Further optimisation of valid jump destination computation

PetarMax commented 4 months ago

Currently, we are computing jump destinations AOT, with the help of pyk. This allows us to handle programs with symbolic parts (such as immutable variables), but is slightly slower than the original approach that was fully integrated with the semantics.

We also have a PR open in KEVM that enables JIT computation, and which is much faster, but incomplete in that it does not account for cases when a jump is made into PUSH data, which should result in a EVMC_BAD_JUMP_DESTINATION error. Extending that PR to account for these cases as well is likely to end up being slower, since what we would need to do is, given a check for a jump destination I:

take the 32 bytes of the program preceding I;
check, for each of these bytes, from left to right, if the corresponding opcode is a PUSH-N, such that I is included in the N following bytes;
make sure to skip all push data found in the process that does not include I.

In general, the assumption that no JUMP/JUMPI lands in PUSH data does not hold for arbitrary EVM code. However, it could be safe in the case of Kontrol, since we are working exclusively with EVM code coming from the compilation of Solidity files. Since the EVM execution never continues if such a jump occurs, I can't think of a use case for the compiler do be doing this deliberately. Perhaps we could ask the developers for their opinion.
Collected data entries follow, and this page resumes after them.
template <typename T> struct Mfma;
template <> struct Mfma<float> {
    __device__ static __forceinline__ void run(const uint4& a, const uint4& b, f32x16& c) {
        c = __builtin_amdgcn_mfma_f32_32x32x2f32(__uint_as_float(a.x), __uint_as_float(b.x), c, 0, 0, 0);
        c = __builtin_amdgcn_mfma_f32_32x32x2f32(__uint_as_float(a.y), __uint_as_float(b.y), c, 0, 0, 0);
        c = __builtin_amdgcn_mfma_f32_32x32x2f32(__uint_as_float(a.z), __uint_as_float(b.z), c, 0, 0, 0);
        c = __builtin_amdgcn_mfma_f32_32x32x2f32(__uint_as_float(a.w), __uint_as_float(b.w), c, 0, 0, 0);
    }
};
template <> struct Mfma<uint16_t> {
    __device__ static __forceinline__ void run(const uint4& a, const uint4& b, f32x16& c) {
        c = __builtin_amdgcn_mfma_f32_32x32x16_bf16(__builtin_bit_cast(bf16x8, a),
// ... 89 lines not shown
            v[4] += u.b.x; v[5] += u.b.y; v[6] += u.b.z; v[7] += u.b.w;
        } else {
            v[0] += u.x; v[1] += u.y; v[2] += u.z; v[3] += u.w;
        }
    };
    auto add_rv = [&](float (&v)[CO], const RV& u) {
        if constexpr (sizeof(T) == 2 && CO == 8) {
            const uint32_t w[4] = {u.x, u.y, u.z, u.w};
#pragma unroll
            for (int e = 0; e < 4; ++e) {
                float a, b;
                Pair16<T>::unpack(w[e], a, b);
                v[2 * e] += a; v[2 * e + 1] += b;
            }
        } else if constexpr (sizeof(T) == 2) {
            const uint32_t w[2] = {u.x, u.y};
#pragma unroll
            for (int e = 0; e < 2; ++e) {
                float a, b;
                Pair16<T>::unpack(w[e], a, b);
                v[2 * e] += a; v[2 * e + 1] += b;
            }
        } else {
            add_rvf(v, u);
        }
    };
    const bool r1_f32 = EXT && sizeof(T) == 2 && (p.flags & 128) != 0;
    const bool fast_act = (act == TT_ACT_NONE || act == TT_ACT_RELU);
    const bool r1_up = EXT && p.res1_up_w > 0;
    auto res1_row = [&](int m) -> long long {
        if (!r1_up) return (long long)m;
        const int n = m / ohw, rem = m - n * ohw;
        const int oh = rem / p.OW, ow = rem - oh * p.OW;
        return ((long long)n * p.res1_up_h + (oh * p.res1_up_h) / p.OH) * p.res1_up_w + (ow * p.res1_up_w) / p.OW;
    };
    auto out_offset = [&](int m, int cc, int& n) -> long long {
        if (p.out_fast) {
            if (has_sn) n = m / ohw;
            return (long long)m * p.out_cstride + p.out_coff + cc;
        }
        n = m / ohw;
        const int rem = m - n * ohw;
        int oh = rem / p.OW, ow = rem - oh * p.OW;
        int OWo = p.OW;
        if (p.pixel_shuffle2) {
            oh = 2 * oh + (q >> 1);
            ow = 2 * ow + (q & 1);
            OWo = 2 * p.OW;
        }
        return (long long)n * p.out_nstride + ((long long)oh * OWo + ow) * p.out_cstride + p.out_coff + cc;
    };
    const bool nt_store = (p.flags & 16) != 0;
    auto store_row = [&](long long o, const float (&v)[CO]) {
        if constexpr (CO == 4) {
            typedef float f4v __attribute__((ext_vector_type(4)));
            if (nt_store) __builtin_nontemporal_store(f4v{v[0], v[1], v[2], v[3]}, reinterpret_cast<f4v*>(reinterpret_cast<float*>(p.out) + o));
            else *reinterpret_cast<float4*>(reinterpret_cast<float*>(p.out) + o) = make_float4(v[0], v[1], v[2], v[3]);
        } else if (sizeof(T) == 4 && (p.flags & 64)) {
            uint4 hi, lo;
            uint32_t* hp = reinterpret_cast<uint32_t*>(&hi);
            uint32_t* lp = reinterpret_cast<uint32_t*>(&lo);
#pragma unroll
            for (int e = 0; e < 4; ++e) {
                const uint32_t h = pack_bf16x2(v[2 * e], v[2 * e + 1]);
                hp[e] = h;
                lp[e] = pack_bf16x2(v[2 * e] - __uint_as_float(h << 16), v[2 * e + 1] - __uint_as_float(h & 0xffff0000u));
            }
            float* g = reinterpret_cast<float*>(p.out) + (o & ~15ll) + ((o & 8) ? 4 : 0);
            *reinterpret_cast<uint4*>(g) = hi;
            *reinterpret_cast<uint4*>(g + 8) = lo;
        } else {
            uint4 pk;
            if constexpr (sizeof(T) == 2) {
                pk.x = Pair16<T>::pack(v[0], v[1]);
                pk.y = Pair16<T>::pack(v[2], v[3]);
                pk.z = Pair16<T>::pack(v[4], v[5]);
                pk.w = Pair16<T>::pack(v[6], v[7]);
            } else if (p.out_dtype == TT_F16) {
                pk.x = pack_f16x2(v[0], v[1]);
                pk.y = pack_f16x2(v[2], v[3]);
                pk.z = pack_f16x2(v[4], v[5]);
                pk.w = pack_f16x2(v[6], v[7]);
            } else {
                pk.x = pack_bf16x2(v[0], v[1]);
                pk.y = pack_bf16x2(v[2], v[3]);
                pk.z = pack_bf16x2(v[4], v[5]);
                pk.w = pack_bf16x2(v[6], v[7]);
            }
            *reinterpret_cast<uint4*>(reinterpret_cast<uint16_t*>(p.out) + o) = pk;
        }
    };
    float* const out2 = (EXT && p.out2) ? p.out2 + p.out2_coff + co : nullptr;
    auto store_row2 = [&](long long row, const float (&v)[CO]) {
        typedef float f4v __attribute__((ext_vector_type(4)));
        float* q2 = out2 + row * p.out2_cstride;
#pragma unroll
        for (int e = 0; e < CO; e += 4)
            __builtin_nontemporal_store(f4v{v[e], v[e + 1], v[e + 2], v[e + 3]}, reinterpret_cast<f4v*>(q2 + e));
    };
    const int cc = col_ok ? co : 0;
#pragma unroll
    for (int i = 0; i < TM; ++i) {
        const int mb = m0 + wm * WTM + i * 32;
        const int last_row = (mb + 31 < Mlim ? mb + 31 : Mlim - 1);
        const int img = mb / ohw;
        const bool one_image = (img == last_row / ohw);
        const bool sn_folded = has_sn && one_image;
        const bool sn_loop = has_sn && !sn_folded;
        float shb[TN];
#pragma unroll
        for (int j = 0; j < TN; ++j) shb[j] = sh[j];
        if (sn_folded) {
            const int nimg = img % p.shift_n_mod;
#pragma unroll
            for (int j = 0; j < TN; ++j) {
                const int cj = n0 + wn * WTN + j * 32 + (lane & 31);
                if (cj < p.Cout) shb[j] += p.shift_n[(long long)nimg * cout_real + cj % cout_real];
            }
        }
        stage_scaled<TN, WTN>(sC, acc[i], sc, shb, lane);
        const bool full_block = (mb + 32 <= Mlim) && (n0 + wn * WTN + WTN <= p.Cout);
        const bool out_linear = p.out_fast || (one_image && !p.pixel_shuffle2);
        const long long obase = (p.out_fast ? 0 : (long long)img * (p.out_nstride - (long long)ohw * p.out_cstride)) +
                                p.out_coff + co;
        if (fast_act && rvec && out_linear && !sn_loop && !has_r2 && full_block) {
            auto hot = [&](auto mode_c) {
                constexpr int RM = decltype(mode_c)::value;
                constexpr bool R1 = RM != 0;
                using R1T = typename std::conditional<RM == 2, RVF, RV>::type;
                using RES = typename std::conditional<RM == 2, float, T>::type;
                constexpr int PG = (sizeof(R1T) > 16 && NPASS > 4) ? 4 : (NPASS > 8 ? 8 : NPASS);
#pragma unroll
                for (int g0 = 0; g0 < NPASS; g0 += PG) {
                    R1T r1[R1 ? PG : 1];
                    int mrow[PG];
#pragma unroll
                    for (int q = 0; q < PG; ++q) {
                        const int m = mb + (g0 + q) * rpp + row_in_pass;
                        mrow[q] = p.row_perm ? p.row_perm[m] : m;
                    }
                    if constexpr (R1) {
#pragma unroll
                        for (int q = 0; q < PG; ++q)
                            r1[q] = *reinterpret_cast<const R1T*>(reinterpret_cast<const RES*>(p.res1) +
                                                                 res1_row(mrow[q]) * p.res1_cstride + p.res1_coff + co);
                    }
#pragma unroll
                    for (int q = 0; q < PG; ++q) {
                        const int rl = (g0 + q) * rpp + row_in_pass;
                        const int mr = mrow[q];
                        float v[CO];
#pragma unroll
                        for (int e = 0; e < CO; e += 4) {
                            const float4 t0 = *reinterpret_cast<const float4*>(sC + rl * LDC + col_l + e);
                            v[e] = t0.x; v[e + 1] = t0.y; v[e + 2] = t0.z; v[e + 3] = t0.w;
                        }
                        if constexpr (RM == 2) add_rvf(v, r1[q]);
                        else if constexpr (RM == 1) add_rv(v, r1[q]);
                        if (act == TT_ACT_RELU) {
#pragma unroll
                            for (int e = 0; e < CO; ++e) v[e] = v[e] > 0.f ? v[e] : 0.f;
                        }
                        store_row((long long)mr * p.out_cstride + obase, v);
                        if (out2) store_row2(mr, v);
                    }
                }
            };
            if (!has_r1) hot(std::integral_constant<int, 0>{});
            else if (EXT && sizeof(T) == 2 && r1_f32) {
                if constexpr (EXT && sizeof(T) == 2) hot(std::integral_constant<int, 2>{});
            } else hot(std::integral_constant<int, 1>{});
        } else {
#pragma unroll 1
            for (int pass = 0; pass < NPASS; ++pass) {
                const int rl = pass * rpp + row_in_pass;
                const int m = mb + rl;
                if (m >= Mlim || !col_ok) continue;
                float v[CO];
#pragma unroll
                for (int e = 0; e < CO; e += 4) {
                    const float4 t0 = *reinterpret_cast<const float4*>(sC + rl * LDC + col_l + e);
                    v[e] = t0.x; v[e + 1] = t0.y; v[e + 2] = t0.z; v[e + 3] = t0.w;
                }
                int n = 0;
                const int mo = p.row_perm ? p.row_perm[m] : m;
                const long long o = out_offset(mo, co, n);
                if (sn_loop) {
                    const float* sn = p.shift_n + (long long)(n % p.shift_n_mod) * cout_real + co;
#pragma unroll
                    for (int e = 0; e < CO; ++e) v[e] += sn[e];
                }
#pragma unroll
                for (int which = 0; which < 2; ++which) {
                    const void* rb = which ? p.res2 : p.res1;
                    if (!rb) continue;
                    const T* rp = reinterpret_cast<const T*>(rb) +
                                  (which ? (long long)mo : res1_row(mo)) * (which ? p.res2_cstride : p.res1_cstride) +
                                  (which ? p.res2_coff : p.res1_coff) + co;
                    if (which == 0 && r1_f32) {
                        const float* rf = reinterpret_cast<const float*>(rb) + res1_row(mo) * p.res1_cstride + p.res1_coff + co;
#pragma unroll
                        for (int e = 0; e < CO; ++e) v[e] += rf[e];
                    } else if (rvec) {
                        add_rv(v, *reinterpret_cast<const RV*>(rp));
                    } else {
#pragma unroll
                        for (int e = 0; e < CO; ++e) v[e] += Elem<T>::ld(rp + e);
                    }
                }
#pragma unroll
                for (int e = 0; e < CO; ++e) v[e] = apply_act(v[e], act);
                store_row(o, v);
                if (out2) store_row2(mo, v);
            }
        }
    }
}
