+                voff = vnext;
+                vnext += bstep;
+            }
+            uint8_t *dst = ring + slot_off;
+            const uint32_t v0 = min(voff, last_chunk);
+            if (lane_on)
+                __builtin_amdgcn_global_load_lds((const __attribute__((address_space(1))) void *)(plane + v0), (__attribute__((address_space(3))) void *)dst, 16, 0, 0);
+            if constexpr (WIDE) {
+                const uint32_t v1 = min(voff + pitch2, last_chunk);
+                if (lane_on)
+                    __builtin_amdgcn_global_load_lds((const __attribute__((address_space(1))) void *)(plane + v1),
+                                                     (__attribute__((address_space(3))) void *)(dst + 2 * rstride), 16, 0, 0);
+            }
+        };
+        issue(0, 0);
+        if (nb > 1) issue(1, slot_bytes);
+        if (nb > 2) issue(2, 2 * slot_bytes);
+        int slot_off = 0, g = 0;
+        for (int bt = 0; bt < nb; bt++) {
+            if (bt + 2 < nb) asm volatile("s_waitcnt vmcnt(%0)" ::"n"(WIDE ? 4 : 2) : "memory");
+            else if (bt + 1 < nb) asm volatile("s_waitcnt vmcnt(%0)" ::"n"(WIDE ? 2 : 1) : "memory");
+            else asm volatile("s_waitcnt vmcnt(0)" ::: "memory");
+            const int ge = min(g + gpb, ng);
+            const bool refill = bt + 3 < nb;
+            for (int rd = slot_off; g < ge; g++, rd += 4 * rstride) {
+                const uint8_t *p0 = ring + rd + al_c;
+                uint32_t tp[4];
+#pragma unroll
+                for (int k = 0; k < 4; k++) {
+                    const uint32_t *p = (const uint32_t *)(p0 + k * rstride);
+                    uint32_t dw[NDW];
+#pragma unroll
+                    for (int q = 0; q < NDW; q++) dw[q] = p[q];
+                    tp[k] = bc_taps<STEP, NDW>(dw, sh_c, selx_c);
+                }
+                if (refill && g + 1 == ge) {
+                    asm volatile("s_waitcnt lgkmcnt(0)" ::: "memory");
+                    issue(bt + 3, slot_off);
+                }
+                int s[4];
+                bc_isum4(tp, ax.l0, ax.l1, ax.l2, ax.bias, s);
+                *(uint32_t *)(hcol + 4 * g) = bc_finish4<EXACT>(s, tp, ax.w, ax.w, ax.w, ax.w, exm);
+            }
+            slot_off = slot_off == 2 * slot_bytes ? 0 : slot_off + slot_bytes;
+        }
+    }
+}
 
 template <bool EXACT, bool SPARSE, int STEP>
 __device__ __forceinline__ void bc_plane(const uint8_t *frame_plane, int pitch, int rows_in_plane, int row_bytes, const BcEntry &ax, int comp, bool dma, int lanes_per_row,
@@ -138,79 +210,8 @@
     const uint32_t exm = (uint32_t)(ax.maxoff >> 31);
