template <int G, bool DROP, bool ORD, bool SPAN>
__device__ __forceinline__ void
res_dq_rowtile(ResSmem& sm, const float* __restrict__ q, int ldq, const float* __restrict__ o, const float* __restrict__ d_o,
               const float* __restrict__ lse, float* delta, const int32_t* __restrict__ ql, const int32_t* __restrict__ row_empty,
               int S, int nq, float scale, const AttnDropout& rng, float* dq, int lddq, const RowOrder& ro, const int b,
               const int head, const int t, const int kb, const int delta_ready, const H2Scales& sc) {
    const int lane = threadIdx.x & 63;
    const int r = lane & 31, h = lane >> 5;
    const SlOffsets lo(lane);
    const int n_all = (S + 31) >> 5;
    const int slot = t * 32 + r;
    const bool valid_q = slot < S;
    const int slotc = valid_q ? slot : S - 1;
    const int iqc = ORD ? ro.perm[(int64_t)b * S + slotc] : slotc;
    const int iq = valid_q ? iqc : S;
    const int64_t tok = (int64_t)b * S + iqc;

    const bool need_delta = !delta_ready && kb == 0;
    float* delta_p = delta + ((int64_t)b * nq + head) * S + iqc;
    float* dqrow = dq + tok * lddq + head * 64;
    float4 qraw[8], draw[8];
    {
        const float* qrow = q + tok * ldq + head * 64 + 8 * h;
        const float* drow = d_o + tok * (int64_t)nq * 64 + head * 64 + 8 * h;
#pragma unroll
        for (int s = 0; s < 4; ++s) {
            qraw[2 * s] = *reinterpret_cast<const float4*>(qrow + 16 * s);
            qraw[2 * s + 1] = *reinterpret_cast<const float4*>(qrow + 16 * s + 4);
            draw[2 * s] = *reinterpret_cast<const float4*>(drow + 16 * s);
            draw[2 * s + 1] = *reinterpret_cast<const float4*>(drow + 16 * s + 4);
        }
    }
    const int my_ql = ql ? ql[tok] : 1;
    const bool my_empty = valid_q && row_empty[tok] != 0;
    const float my_lse = lse[((int64_t)b * nq + head) * S + iqc];
    float my_delta = 0.f;
    if (!need_delta) my_delta = __builtin_nontemporal_load(delta_p);
    f32x4v carry[8];
    if (kb > 0) {
#pragma unroll
        for (int i = 0; i < 8; ++i) {
            carry[i] = f32x4v{0.f, 0.f, 0.f, 0.f};
            if (valid_q) carry[i] = __builtin_nontemporal_load(reinterpret_cast<const f32x4v*>(dqrow + 32 * (i >> 2) + 8 * (i & 3) + 4 * h));
        }
    }
    const bool normal = valid_q && !my_empty;
    const QuerySpan sp = QuerySpan::load<SPAN>(ro.span, tok, iq, valid_q, S);
    const int wave_ql_min = wave_min_i32_dpp(normal ? my_ql : INT_BIG_A);
    const int wave_q_lo = wave_min_i32_dpp(normal ? sp.hi : INT_BIG_A);
    const bool wave_all_empty = wave_q_lo == INT_BIG_A;
    const int wave_hole_lo = SPAN ? wave_min_i32_dpp(normal ? sp.hole_lo : INT_BIG_A) : INT_BIG_A;
    const int wave_hole_hi = SPAN ? wave_max_i32_dpp(normal ? sp.hole_hi : 0) : 0;
    int wave_q_hi;
    bool wave_has_empty;
    if (ORD) {
        wave_q_hi = ro.tile_maxpos[(int64_t)b * n_all + t];
        wave_has_empty = (ro.tile_kind[(int64_t)b * n_all + t] & 2) != 0;
    } else {
        wave_q_hi = wave_all_empty ? -1 : min(S - 1, t * 32 + 31);
        wave_has_empty = __any(my_empty ? 1 : 0) != 0;
    }
    const int n_total = wave_has_empty ? n_all : (wave_q_hi < 0 ? 0 : (wave_q_hi >> 5) + 1);
    const int jt_lo = kb * RB_TILES;
    if (kb > 0 && jt_lo >= n_total) return;
    const int jt_hi = min(n_total, jt_lo + RB_TILES);
    const bool first = kb == 0, last = jt_lo + RB_TILES >= n_total;
    if (first && lane == 0) sm.ntot[(head % G) * RES_MAX_TILES + t] = n_total;

    const float qs = scale * 1.4426950408889634f;
    bf16x8 qf[2][4], dof[2][4];
    float my_sdo = sc.d_o, my_inv_do = sc.inv_do, my_sds = sc.ds, my_inv_ds = sc.inv_ds;
    {
        const float* orow = o + tok * (int64_t)nq * 64 + head * 64 + 8 * h;
        float4 du[4], dw[4];
        float rowmax = 0.f;
#pragma unroll
        for (int s = 0; s < 4; ++s) {
            float4 a4 = qraw[2 * s];
            float4 b4 = qraw[2 * s + 1];
            a4.x *= qs; a4.y *= qs; a4.z *= qs; a4.w *= qs; b4.x *= qs; b4.y *= qs; b4.z *= qs; b4.w *= qs;
            bf16x8 pq[3];
            cut8_t<true>(a4, b4, sc.q, pq);
            qf[0][s] = pq[0]; qf[1][s] = pq[1];
            float4 u4 = draw[2 * s];
            float4 w4 = draw[2 * s + 1];
            if (need_delta) {
                const float4 o4 = *reinterpret_cast<const float4*>(orow + 16 * s);
                const float4 p4 = *reinterpret_cast<const float4*>(orow + 16 * s + 4);
                my_delta += u4.x * o4.x + u4.y * o4.y + u4.z * o4.z + u4.w * o4.w + w4.x * p4.x + w4.y * p4.y + w4.z * p4.z + w4.w * p4.w;
            }
            if (!valid_q) { u4 = make_float4(0.f, 0.f, 0.f, 0.f); w4 = u4; }
            du[s] = u4; dw[s] = w4;
            rowmax = fmaxf(fmaxf(fmaxf(rowmax, fabsf(u4.x)), fabsf(u4.y)), fmaxf(fabsf(u4.z), fabsf(u4.w)));
            rowmax = fmaxf(fmaxf(fmaxf(rowmax, fabsf(w4.x)), fabsf(w4.y)), fmaxf(fabsf(w4.z), fabsf(w4.w)));
        }
        rowmax = xor32_max(rowmax);
        if (rowmax > 0.f) {
            scale_from_amax(__float_as_uint(rowmax), my_sdo, my_inv_do);
            scale_from_amax(__float_as_uint(sc.ds_coef * rowmax), my_sds, my_inv_ds);
        }
#pragma unroll
        for (int s = 0; s < 4; ++s) {
            bf16x8 dpc[3];
            cut8_t<true>(du[s], dw[s], my_sdo, dpc);
            dof[0][s] = dpc[0]; dof[1][s] = dpc[1];
        }
        if (need_delta) {
            my_delta = xor32_sum(my_delta);
            if (valid_q && h == 0) *delta_p = my_delta;
        }
    }
    const float neg_lse2 = -my_lse * 1.4426950408889634f;
    const float invS = 1.f / (float)S;
    const uint32_t aw = DROP ? rng.row_word((uint32_t)(((int64_t)b * nq + head) * S + iqc)) : 0u;
    const float sd = rng.scale;
    const float neg_delta = -my_delta;

    f32x16 dqacc[2];
    if (first) {
#pragma unroll
        for (int i = 0; i < 16; ++i) { dqacc[0][i] = 0.f; dqacc[1][i] = 0.f; }
    } else {
#pragma unroll
        for (int dh = 0; dh < 2; ++dh)
#pragma unroll
            for (int g4 = 0; g4 < 4; ++g4) {
                const f32x4v t4 = carry[4 * dh + g4];
                dqacc[dh][4 * g4 + 0] = t4[0]; dqacc[dh][4 * g4 + 1] = t4[1]; dqacc[dh][4 * g4 + 2] = t4[2]; dqacc[dh][4 * g4 + 3] = t4[3];
            }
    }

If we think that this assumption will be safe, we could implement a layer in Kontrol only that always sets the jump destinations to .Set and only does a basic JIT check. This should give us a solid speed-up.

Alternatively, we could think of automatically generating K rules that capture valid jump destinations for each contract. These rules should be handled very efficiently by the LLVM backend.

ehildenb commented 4 months ago

Actually, checking the preceding 32 bytes is not enough. You have to also check, if you do find a PUSH in that preceding 32 bytes, is that PUSH actually just part of the push data of a prior push? So there isn't a way to know except scanning from the start of the bytecode.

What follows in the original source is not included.